Now onto the second target. By elimination, we can correctly assume that this light-curve was generated using our template for the single sine target. Loading the "data":

In [7]:
donor_lc_4 = np.genfromtxt(ex_dir+'donor_4.dat', names=True)
lc_4 = np.genfromtxt(ex_dir+'sim_4.dat', names=True)

In [8]:
tar_fit4 = pyvan.fit_target(lc_4, filt=None, threshold=None, templates = [sine_dict, two_sine_dict], flare_cands=None)
print tar_fit4['rel_fit']

{'sine-two_sine': -0.04877489856617179}


In [9]:
pyvan.plot_all_fits(tar_fit4, templates=['sine', 'two_sine'], donor_lightcurve=donor_lc_4)

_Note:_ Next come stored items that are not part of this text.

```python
def _deps(subdir, exts):
    out = []
    for base in (os.path.join(PKG, subdir), os.path.join(ROOT, "include")):
        for d, _, fs in os.walk(base):
            out += [os.path.join(d, f) for f in fs if f.endswith(exts)]
    return out


def _run(cmd):
    print("[build]", " ".join(cmd), flush=True)
    subprocess.run(cmd, check=True)


def _stale(target, stamp_value):
    stamp = target + ".stamp"
    if not os.path.exists(target) or not os.path.exists(stamp):
# ... 161 lines not shown
```

genomeworks_amd/csrc/gwhip_poa.hip:

```cpp
#include <hip/hip_runtime.h>

#include <cstdio>
#include <cstdlib>
#include <cstring>
#include <string>

#include "poa_device.h"
#include "poa_full_device.h"
#include "poa_graph_device.h"
#include "poa_tb_device.h"

namespace gwhip
{

#ifndef GWHIP_POA_PART
thread_local std::string g_last_error;

static int fail(hipError_t e, const char* what)
{
    g_last_error = std::string(what) + ": " + hipGetErrorString(e);
    return (int)e;
}
static int fail_msg(int code, const std::string& msg)
{
    g_last_error = msg;
    return code;
}
#endif

constexpr int kRingBytes   = 8448;
constexpr int kRowInfoLds  = 3074;
constexpr int kRowInfoBytes = kRowInfoLds * 8;
constexpr int kReadLds     = 2048;
constexpr int kCodeTileLds = 4096;
static_assert(kReadLds + kCodeTileLds >= 3072 * 2, "the incremental topsort keeps the previous order (uint16 x 3072) in the read + code-tile regions");
constexpr int kBsRingBytes   = 2048;
constexpr int kReadWinBytes  = 4096;
constexpr int kMwLds         = 768;
constexpr size_t kReservedCuLds = 128 * 1024;

struct KernelArgs
{
    gwhip_poa_config cfg;
    PoaLayout L;
    int32_t total_windows;
    const uint8_t* sequences;
    const int8_t* base_weights;
    int32_t* sequence_lengths;
    const gwhip_window_details* window_details;
    uint8_t* consensus;
    uint16_t* coverage;
    uint8_t* msa;
    uint8_t* workspace;
    uint8_t* full_scores;
    uint64_t* cells;
    uint64_t* phase_cycles;
    int32_t debug_flags;
    int32_t cons_lds_nodes;
    int32_t wide_ring_bytes;
    uint32_t* work_counters;
};

template <typename IdT>
__device__ GraphView<IdT> carve_graph(uint8_t* slab, const PoaLayout& L)
{
    GraphView<IdT> g;
    g.nodes                = slab + L.nodes;
    g.incoming_edge_count  = (uint16_t*)(slab + L.in_cnt);
    g.outgoing_edge_count  = (uint16_t*)(slab + L.out_cnt);
    g.node_alignment_count = (uint16_t*)(slab + L.aln_cnt);
    g.coverage             = (uint16_t*)(slab + L.coverage);
    g.sorted_poa           = (IdT*)(slab + L.sorted);
    g.node_id_to_pos       = (IdT*)(slab + L.pos);
    g.local_cnt            = (uint16_t*)(slab + L.local_cnt);
    g.incoming_edges       = (IdT*)(slab + L.in_edges);
    g.incoming_edge_w      = (uint16_t*)(slab + L.in_w);
    g.outgoing_edges       = (IdT*)(slab + L.out_edges);
    g.node_alignments      = (IdT*)(slab + L.aligned);
    g.cons_scores          = (int32_t*)(slab + L.cons_scores);
    g.cons_pred            = (IdT*)(slab + L.cons_pred);
    g.marks                = slab + L.marks;
    g.check                = slab + L.check;
    g.to_visit             = (IdT*)(slab + L.to_visit);
    g.out_cov              = (uint16_t*)(slab + L.out_cov);
    g.out_cov_cnt          = (uint16_t*)(slab + L.out_cov_cnt);
    g.msa_pos              = (IdT*)(slab + L.msa_pos);
    g.seq_begin            = (IdT*)(slab + L.seq_begin);
    return g;
}
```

<IPython.core.display.Javascript object>

For this target, we find a two-sine model that is very nearly identical to the sine model, both of which describe the original light-curve shape well. Below, we take a closer look at this result by first plotting the two curves making up the two sine model, and then plotting the difference of the two models.

In [10]:
params = tar_fit4['two_sine']['params']

plt.figure(figsize=(14,4))

time = np.linspace(0,5,10000)
plt.plot(time, two_sine_fn(time,*params), label='Two Sine Composite', c='purple', lw=2.5)
plt.plot(time, sine_fn(time, params[0], *params[1:4]), c='crimson', label='Component 1')
plt.plot(time, sine_fn(time, params[0], *params[4:]), c='blue', label='Component 2')
plt.ylim(plt.ylim()[::-1])

plt.legend(framealpha=1.)
plt.xlabel('Time (days)')
plt.ylabel('Magnitude')
plt.show()

<IPython.core.display.Javascript object>

In [11]:
fig, (ax1,ax2) = plt.subplots(2,1,figsize=(14,7), sharex=True)
fig.subplots_adjust(hspace=0.065)

time = np.linspace(0,5,10000)
sine_model = sine_fn(time, *tar_fit4['sine']['params'])
two_sine_model = two_sine_fn(time, *tar_fit4['two_sine']['params'])

ax1.plot(time, sine_model, label='Sine Model', c='blue', lw=2.5)
ax1.plot(time, two_sine_model, label='Two Sine Model', ls='dashed', c='crimson', lw=2.5)
ax1.legend(framealpha=1.)
ax1.set_ylim(ax1.set_ylim()[::-1])
ax1.set_ylabel('Magnitude')

ax2.plot(time, sine_model - two_sine_model, c='gray', label='Sine Model - Two Sine Model')
ax2.legend(framealpha=1.)
ax2.set_ylabel('dM')
ax2.set_ylim(-0.1, 0.1)
ax2.set_xlabel('Time (days)')
plt.show()

<IPython.core.display.Javascript object>

Since the two-sine model is free to choose two individual sine functions whose composite is effectively indistinguishable from a single sine function, this test does not invert well for these types of targets. i.e. it would be extremely difficult to isolate a population of "Sine" stars unlikely to contain contamination by "Two-Sine" stars. 

If we were to simulate and fit a large sample of light-curves for each of these archetypes and then plot a histogram of each group's 'sine-two_sine' difference of log-likelihoods, we might expect:

- For the sine sample: A sharp gaussian distribution near zero. We would likely see a slight skew in the "two-sine" direction since the two-sine model allows an additional degree of freedom that could result in "Sine" light-curves that are actually slightly better fit by the two component model due to noise.


- For the two-sine sample: A left skewed gaussian distribution, where light-curves with poorly constrained morphologies (as a result of small amplitude variability or poor/noisy sampling) remain near zero, and less ambiguous light-curves are pulled further left.

Based on this, we might then decide some threshold value of the difference of our log-likelihoods. This threshold should be chosen to eliminate as many contaminating "Sine" stars as possible, while leaving a sample of "Two-Sine" candidates of a size that can be feasibly visually inspected. Visual inspection helps insure that the metrics are working properly, and that no other contaminant populations which are poorly separated by these fits remain.